フューチャーサーチ



マーヴィン・ワイスボード&サンドラ・ジャノス『フューチャーサーチ』を読む。

フューチャー・サーチは,もともと「ストラテジック・フューチャー・コンファレンス」と言っていたそうだ。そのままだ。未来への話し合いを構造化したものだからだ。

著者はこう書く。

フューチャー・サーチが効果的なのは,…私たちにとって大切ではあるが一人ではできない課題に取り組む中で,人間としての尊厳や意味,コミュニティを求める内なるニーズにアクセスすることができるからだと考えています。「全体 “象”」(whole elephant)との関係から自分自身をみることで,過去に不可能だったアクションプランを生み出すことができるのです。

群盲象をなでる

のことわざがあるが,それぞれがそれぞれの経験でモノを見ている。それをもちよって,共通の現実,象を作らない限り,相手がどう理解しているかは見えてこない。「全体象」はそれを言っている。

そのために,フューチャー・サーチでは,

・ホールシステムが一堂に会する
・ローカル(検討対象とする組織やコミュニティ)での取り組みを,「全体象」(グローバル)の中でとらえる。
・未来に焦点をあて,コモングラウンドを明確化する
・参加者が自己管理し,行動に責任を持つ

の4つの基本原理に基づいて,三日間(正確には,初日午後から,三日目の午前まで)の日程で行われる。

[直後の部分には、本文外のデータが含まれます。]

template <int CL>
__global__ void __launch_bounds__(kThreads, 1) net_tower_kernel(const Params pp) {
    Params p = pp;
    if (p.n_dev) p.n = *p.n_dev;
    extern __shared__ uint8_t smem_raw[];
    const uint32_t base = (smem_u32(smem_raw) + 127u) & ~127u;
    uint8_t* sm = smem_raw + (base - smem_u32(smem_raw));
    const int warp = threadIdx.x >> 5, lane = threadIdx.x & 31;
    const uint32_t bar0 = base + kOffBar;
    auto bar_full = [&](uint32_t s) { return bar0 + s * 8; };
    auto bar_empty = [&](uint32_t s) { return bar0 + (kStages + s) * 8; };
    const uint32_t bar_w0 = bar0 + 2 * kStages * 8;
    const uint32_t ntiles = (p.n + 1) >> 1;
    const int L = p.n_layers;
    const uint32_t crank = CL > 1 ? cluster_ctarank() : 0u;
    const uint32_t cbase = blockIdx.x - crank;
    const uint32_t iters = cbase < ntiles ? (ntiles - cbase + gridDim.x - 1) / gridDim.x : 0u;

    for (uint32_t i = threadIdx.x * 16; i < kActBytes; i += kThreads * 16) *reinterpret_cast<uint4*>(sm + kOffAct + i) = make_uint4(0, 0, 0, 0);
    fence_proxy_async();
    for (uint32_t i = threadIdx.x; i < 768; i += kThreads)
        reinterpret_cast<float*>(sm + kOffHw)[i] = __ldg(i < 512 ? p.blob + p.off_policy_conv + i : p.blob + p.off_value_conv + (i - 512));
    if (threadIdx.x == 0) {
        for (uint32_t s = 0; s < kStages; ++s) { mbar_init(bar_full(s), 1); mbar_init(bar_empty(s), 8 * CL); }
        mbar_init(bar_w0, 1);
        asm volatile("fence.mbarrier_init.release.cluster;" ::: "memory");
    }
    __syncthreads();
    if (CL > 1) cluster_sync_all();

    if (warp >= 8) {
        asm volatile("setmaxnreg.dec.sync.aligned.u32 %0;" ::"n"(kProducerRegs));
        if (warp == 8 && lane == 0) {
            if (iters > 0) {
                mbar_expect_tx(bar_w0, kW0Bytes);
                bulk_g2s(base + kOffW0, p.w0, kW0Bytes, bar_w0);
            }
            uint32_t stage = 0, phase = 0;
            for (uint32_t it = 0; it < iters; ++it) {
                for (int l = 1; l < L; ++l) {
                    const uint8_t* src = reinterpret_cast<const uint8_t*>(p.w) + (size_t)(l - 1) * 36 * kStageBytes;
                    RZ_STAMP(uint32_t st_empty = 0;)
                    for (int s = 0; s < 36; ++s) {
                        RZ_STAMP(const uint32_t c0 = (uint32_t)clock();)
                        mbar_wait(bar_empty(stage), phase ^ 1);
                        RZ_STAMP(st_empty += (uint32_t)clock() - c0;)
                        mbar_expect_tx(bar_full(stage), kStageBytes);
                        if (CL == 1) {
                            bulk_g2s(base + kOffW + stage * kStageBytes, src + (size_t)s * kStageBytes, kStageBytes, bar_full(stage));
                        } else {
                            constexpr uint32_t kSlice = kStageBytes / CL;
                            bulk_g2s_mc(base + kOffW + stage * kStageBytes + crank * kSlice, src + (size_t)s * kStageBytes + crank * kSlice,
                                        kSlice, bar_full(stage), (uint16_t)((1u << CL) - 1u));
                        }
                        if (++stage == kStages) { stage = 0; phase ^= 1; }
                    }
                    RZ_STAMP(stamp_add(kStEmpty, st_empty);)
                }
            }
        }
    } else {
        asm volatile("setmaxnreg.inc.sync.aligned.u32 %0;" ::"n"(kMathRegs));
        const int et = threadIdx.x;
        const int wg = warp >> 2;
        const int r0 = wg * 64 + (warp & 3) * 16 + (lane >> 2);
        const int g0 = r0 >> 3, x = r0 & 7, y = g0 >> 1;
        const int cq = 2 * (lane & 3);
        const uint32_t act_row0 = base + kOffAct + (g0 + 2) * kActSlot + (x + 1) * 16 + cq * 2;
        const uint32_t act_row1 = act_row0 + kActSlot;
        const uint32_t a_wg = base + kOffAct + wg * 8 * kActSlot;
        float* ss_s = reinterpret_cast<float*>(sm + kOffSS);
        float4* res = reinterpret_cast<float4*>(p.res + (size_t)blockIdx.x * kTowerResFloatsPerCta) + et;
        const float* hw = reinterpret_cast<const float*>(sm + kOffHw);
        uint32_t stage = 0, phase = 0, ss_buf = 0;
        float d[128];
        ss_s[et] = __ldg(p.ss + et);
        ss_s[256 + et] = __ldg(p.ss + 256 + et);

        for (uint32_t it = 0; it < iters; ++it) {
            const uint32_t tile = blockIdx.x + it * gridDim.x;
            const uint32_t pos0 = tile * 2;
            RZ_STAMP(const uint32_t st_tile0 = (uint32_t)clock();)
            {
                const int m = et & 127, g = m >> 3, brd = g & 1;
                const bool valid = pos0 + brd < p.n;
                build_layer0_operand(sm + kOffA0, valid ? p.own[pos0 + brd] : 0, valid ? p.enemy[pos0 + brd] : 0, 2 * (et >> 7), g, m & 7,
                                     g >> 1);
                fence_proxy_async();
            }
            float hs[6];
            for (int l = 0; l < L; ++l) {
                const float* sc = ss_s + ss_buf * 512;
                const bool is_conv2 = l > 0 && (l & 1) == 0;
                float4 rb[kResAhead];
                RZ_STAMP(uint32_t st_c = (uint32_t)clock(), st_bar = 0, st_full = 0, st_mma = 0;)
                epi_bar();
                RZ_STAMP(st_bar += (uint32_t)clock() - st_c;)
                {
                    const size_t nl = l + 1 < L ? (size_t)l + 1 : 0;
                    const uint32_t dst = smem_u32(ss_s + (ss_buf ^ 1) * 512 + et);
                    cp_async_4(dst, p.ss + nl * 512 + et);
                    cp_async_4(dst + 1024, p.ss + nl * 512 + 256 + et);
                }
                RZ_STAMP(const uint32_t st_k0 = (uint32_t)clock();)
                acc_fence(d);
                if (l == 0) {
                    RZ_STAMP(st_c = (uint32_t)clock();)
                    mbar_wait(bar_w0, 0);
                    RZ_STAMP(st_full += (uint32_t)clock() - st_c;)
                    wgmma_fence();
#pragma unroll
                    for (uint32_t j = 0; j < 2; ++j)
                        wgmma_m64n256k16(d, smem_desc(base + kOffA0 + j * 2 * 2048 + wg * 1024, 2048, 128),
                                         smem_desc(base + kOffW0 + j * 2 * 4096, 4096, 128), j);
                    wgmma_commit();
                    RZ_STAMP(st_c = (uint32_t)clock();)
                    wgmma_wait<0>();
                    RZ_STAMP(st_mma += (uint32_t)clock() - st_c;)
                } else {
                    int prev = -1;
                    for (uint32_t tap = 0; tap < 9; ++tap) {
                        const uint32_t a_tap = a_wg + (2 * (tap / 3)) * kActSlot + (tap % 3) * 16;
                        for (uint32_t kb = 0; kb < 4; ++kb) {
                            RZ_STAMP(st_c = (uint32_t)clock();)
                            mbar_wait(bar_full(stage), phase);
                            RZ_STAMP(st_full += (uint32_t)clock() - st_c;)
                            const uint32_t b_st = base + kOffW + stage * kStageBytes;
                            wgmma_fence();
#pragma unroll
                            for (uint32_t j = 0; j < 4; ++j)
                                wgmma_m64n256k16(d, smem_desc(a_tap + (kb * 8 + 2 * j) * kActCg, kActCg, kActSlot),
                                                 smem_desc(b_st + 2 * j * 4096, 4096, 128), (tap | kb | j) != 0);
                            wgmma_commit();
                            RZ_STAMP(st_c = (uint32_t)clock();)
                            wgmma_wait<1>();
                            RZ_STAMP(st_mma += (uint32_t)clock() - st_c;)
                            if (prev >= 0 && lane == 0) {
                                mbar_arrive(bar_empty(prev));
                                if (CL > 1) mbar_arrive_cta(bar_empty(prev), crank ^ 1u);
                            }
                            prev = (int)stage;
                            if (++stage == kStages) { stage = 0; phase ^= 1; }
                        }
                    }
                    if (is_conv2) {
#pragma unroll
                        for (int i = 0; i < kResAhead; ++i) rb[i] = res[i * 256];
                    }
                    RZ_STAMP(st_c = (uint32_t)clock();)
                    wgmma_wait<0>();
                    RZ_STAMP(st_mma += (uint32_t)clock() - st_c;)
                    if (lane == 0) {
                        mbar_arrive(bar_empty(prev));
                        if (CL > 1) mbar_arrive_cta(bar_empty(prev), crank ^ 1u);
                    }
                }
                RZ_STAMP(const uint32_t st_k1 = (uint32_t)clock();)
                acc_fence(d);
                cp_async_wait_all();
                ss_buf ^= 1;
                const bool keep_res = l == 0 || is_conv2;
                const bool last = l == L - 1;
                RZ_STAMP(st_c = (uint32_t)clock();)
                if (!last) epi_bar();
                RZ_STAMP(const uint32_t st_e0 = (uint32_t)clock(); st_bar += st_e0 - st_c;)
                float* dbg0 = nullptr;
                float* dbg1 = nullptr;
                if (last && p.dbg_tower) {
                    if (pos0 < p.n) dbg0 = p.dbg_tower + ((size_t)pos0 * 64 + y * 8 + x) * 256;
                    if (pos0 + 1 < p.n) dbg1 = p.dbg_tower + ((size_t)(pos0 + 1) * 64 + y * 8 + x) * 256;
                }
                constexpr int kEpiRelu = 0, kEpiKeep = 1, kEpiLast = 2;
                auto epilogue = [&](auto conv2, auto kind) {
                    constexpr bool kConv2 = decltype(conv2)::value;
                    constexpr bool kKeep = decltype(kind)::value == kEpiKeep, kLast = decltype(kind)::value == kEpiLast;
                    if (kLast) {
#pragma unroll
                        for (int k = 0; k < 6; ++k) hs[k] = 0.f;
                    }
#pragma unroll
                for (int i = 0; i < 32; ++i) {
                    const int c = 8 * i + cq;
                    const float2 s = *reinterpret_cast<const float2*>(sc + c);
                    const float2 b = *reinterpret_cast<const float2*>(sc + 256 + c);
                    float v0 = fmaf(d[4 * i + 0], s.x, b.x), v1 = fmaf(d[4 * i + 1], s.y, b.y);
                    float v2 = fmaf(d[4 * i + 2], s.x, b.x), v3 = fmaf(d[4 * i + 3], s.y, b.y);
                    if (kConv2) {
                        const float4 r = rb[i % kResAhead];
                        if (i + kResAhead < 32) rb[i % kResAhead] = res[(i + kResAhead) * 256];
                        v0 += r.x; v1 += r.y; v2 += r.z; v3 += r.w;
                    }
                    if (kKeep || kLast) {
                        v0 = fmaxf(v0, 0.f); v1 = fmaxf(v1, 0.f); v2 = fmaxf(v2, 0.f); v3 = fmaxf(v3, 0.f);
                    }
                    if (!kLast) {
                        if (kKeep) res[i * 256] = make_float4(v0, v1, v2, v3);
                        const uint32_t h0 = pack_h2<!kKeep>(v0, v1);
                        const uint32_t h1 = pack_h2<!kKeep>(v2, v3);
                        const uint32_t off = (c >> 3) * kActCg;
                        asm volatile("st.shared.b32 [%0], %1;" ::"r"(act_row0 + off), "r"(h0) : "memory");
                        asm volatile("st.shared.b32 [%0], %1;" ::"r"(act_row1 + off), "r"(h1) : "memory");
                    } else {
                        const float4 w = *reinterpret_cast<const float4*>(hw + 2 * c);
                        const float2 wv = *reinterpret_cast<const float2*>(hw + 512 + c);
                        hs[0] = fmaf(v1, w.z, fmaf(v0, w.x, hs[0]));
                        hs[1] = fmaf(v1, w.w, fmaf(v0, w.y, hs[1]));
                        hs[2] = fmaf(v1, wv.y, fmaf(v0, wv.x, hs[2]));
                        hs[3] = fmaf(v3, w.z, fmaf(v2, w.x, hs[3]));
                        hs[4] = fmaf(v3, w.w, fmaf(v2, w.y, hs[4]));
                        hs[5] = fmaf(v3, wv.y, fmaf(v2, wv.x, hs[5]));
                        if (dbg0) *reinterpret_cast<float2*>(dbg0 + c) = make_float2(v0, v1);
                        if (dbg1) *reinterpret_cast<float2*>(dbg1 + c) = make_float2(v2, v3);
                    }
                }
                };
                using Conv2 = std::true_type;
                using NoConv2 = std::false_type;
                if (last) {
                    if (is_conv2) epilogue(Conv2(), std::integral_constant<int, kEpiLast>());
                    else epilogue(NoConv2(), std::integral_constant<int, kEpiLast>());
                } else if (is_conv2) {
                    epilogue(Conv2(), std::integral_constant<int, kEpiKeep>());
                } else if (keep_res) {
                    epilogue(NoConv2(), std::integral_constant<int, kEpiKeep>());
                } else {
                    epilogue(NoConv2(), std::integral_constant<int, kEpiRelu>());
                }
                if (!last) fence_proxy_async();
                RZ_STAMP(if (et == 0) {
                    stamp_add(kStKLoop, st_k1 - st_k0); stamp_add(kStFull, st_full); stamp_add(kStMma, st_mma); stamp_add(kStEpiBar, st_bar);
                    stamp_add(l == 0 ? kStEpi0 : last ? kStEpiLast : is_conv2 ? kStEpi2 : kStEpi1, (uint32_t)clock() - st_e0);
                })
            }
            RZ_STAMP(const uint32_t st_h0 = (uint32_t)clock();)
#pragma unroll
            for (int k = 0; k < 6; ++k) {
                hs[k] += __shfl_xor_sync(0xffffffffu, hs[k], 1);
                hs[k] += __shfl_xor_sync(0xffffffffu, hs[k], 2);
            }
            {
                const int q = lane & 3;
                if (q < 2 && pos0 + q < p.n) {
                    const float h0 = q ? hs[3] : hs[0], h1 = q ? hs[4] : hs[1], h2 = q ? hs[5] : hs[2];
                    store_head_features(p.feat + (size_t)(pos0 + q) * kHeadFeatures, p.ss + (size_t)L * 512, y * 8 + x, h0 + 0.f,
                                        h1 + 0.f, h2 + 0.f);
                }
            }
            RZ_STAMP(if (et == 0) {
                const uint32_t st_h1 = (uint32_t)clock();
                stamp_add(kStFeat, st_h1 - st_h0); stamp_add(kStTile, st_h1 - st_tile0); stamp_add(kStTiles, 1);
            })
        }
    }

    __syncthreads();
    if (CL > 1) cluster_sync_all();
}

初日午後は,過去を振り返る。現在と外部のトレンドに焦点をあてる
2日目午前は,トレンドの続き。現在に焦点をあて,自分たちの行動を認める
2日目午後は,理想的な未来のシナリオ,コモングラウンド(共通の拠りどころを)を明確化する
3日目午前は,コモングラウンドの明確化。アクションプランの作成。

活字の上だけではわからないが,広範囲なステークホルダーを集め,自分ちのコンテクストを確認して,未来像を描こうという流れは見えてくる。

成功の条件を,こうまとめている。

・ホールシステムが一堂に会する
・ローカルな行動を起こすコンテキストとしての全体象
・問題と対立に注目するのではなく,コモングラウンドと未来に焦点をあてる
・小グループによる自己管理
・全日程への完全な出席
・快適な話し合いの環境
・3日間の日程
・フューチャーサーチ終了後の活動についての責任を公にする

特に,問題に焦点をあてず,いまここにある現実と,未来を志向する姿勢が強調される。それには,

・意見はすべて正当なものと考える
・すべてをフリップチャートに書く
・お互いに耳を傾ける
・時間を守る
・問題と対立を扱うのではなく,コモングラウンドと行動を探求する

を原則とし,

私たちは,対立には目をつぶり,すでに決議されたことや,これまでがお互いに接することがなかったために行動を起こすことができなかったことを共に実行するために,対立を受け入れ,解決できないことは保留にすることを進めているのです。

その背景をこう説明している。

(すべての対立に取り組まなければならないという考えに)フューチャーサーチではそこにはまってしまうことは命取りになります。…もし私たちが最も深いところにある意見の相違について徹底的に検討し始めたなら,私たちは家族,同僚,…とですら一日を乗り切ることを難しくなってしまうでしょう。日常生活において,私たちはすべての問題に取り組んではいないのです。フューチャーサーチでも,合意したことに対して行動を起こす前に,対立しているすべての問題に取り組まなければならないということはありません。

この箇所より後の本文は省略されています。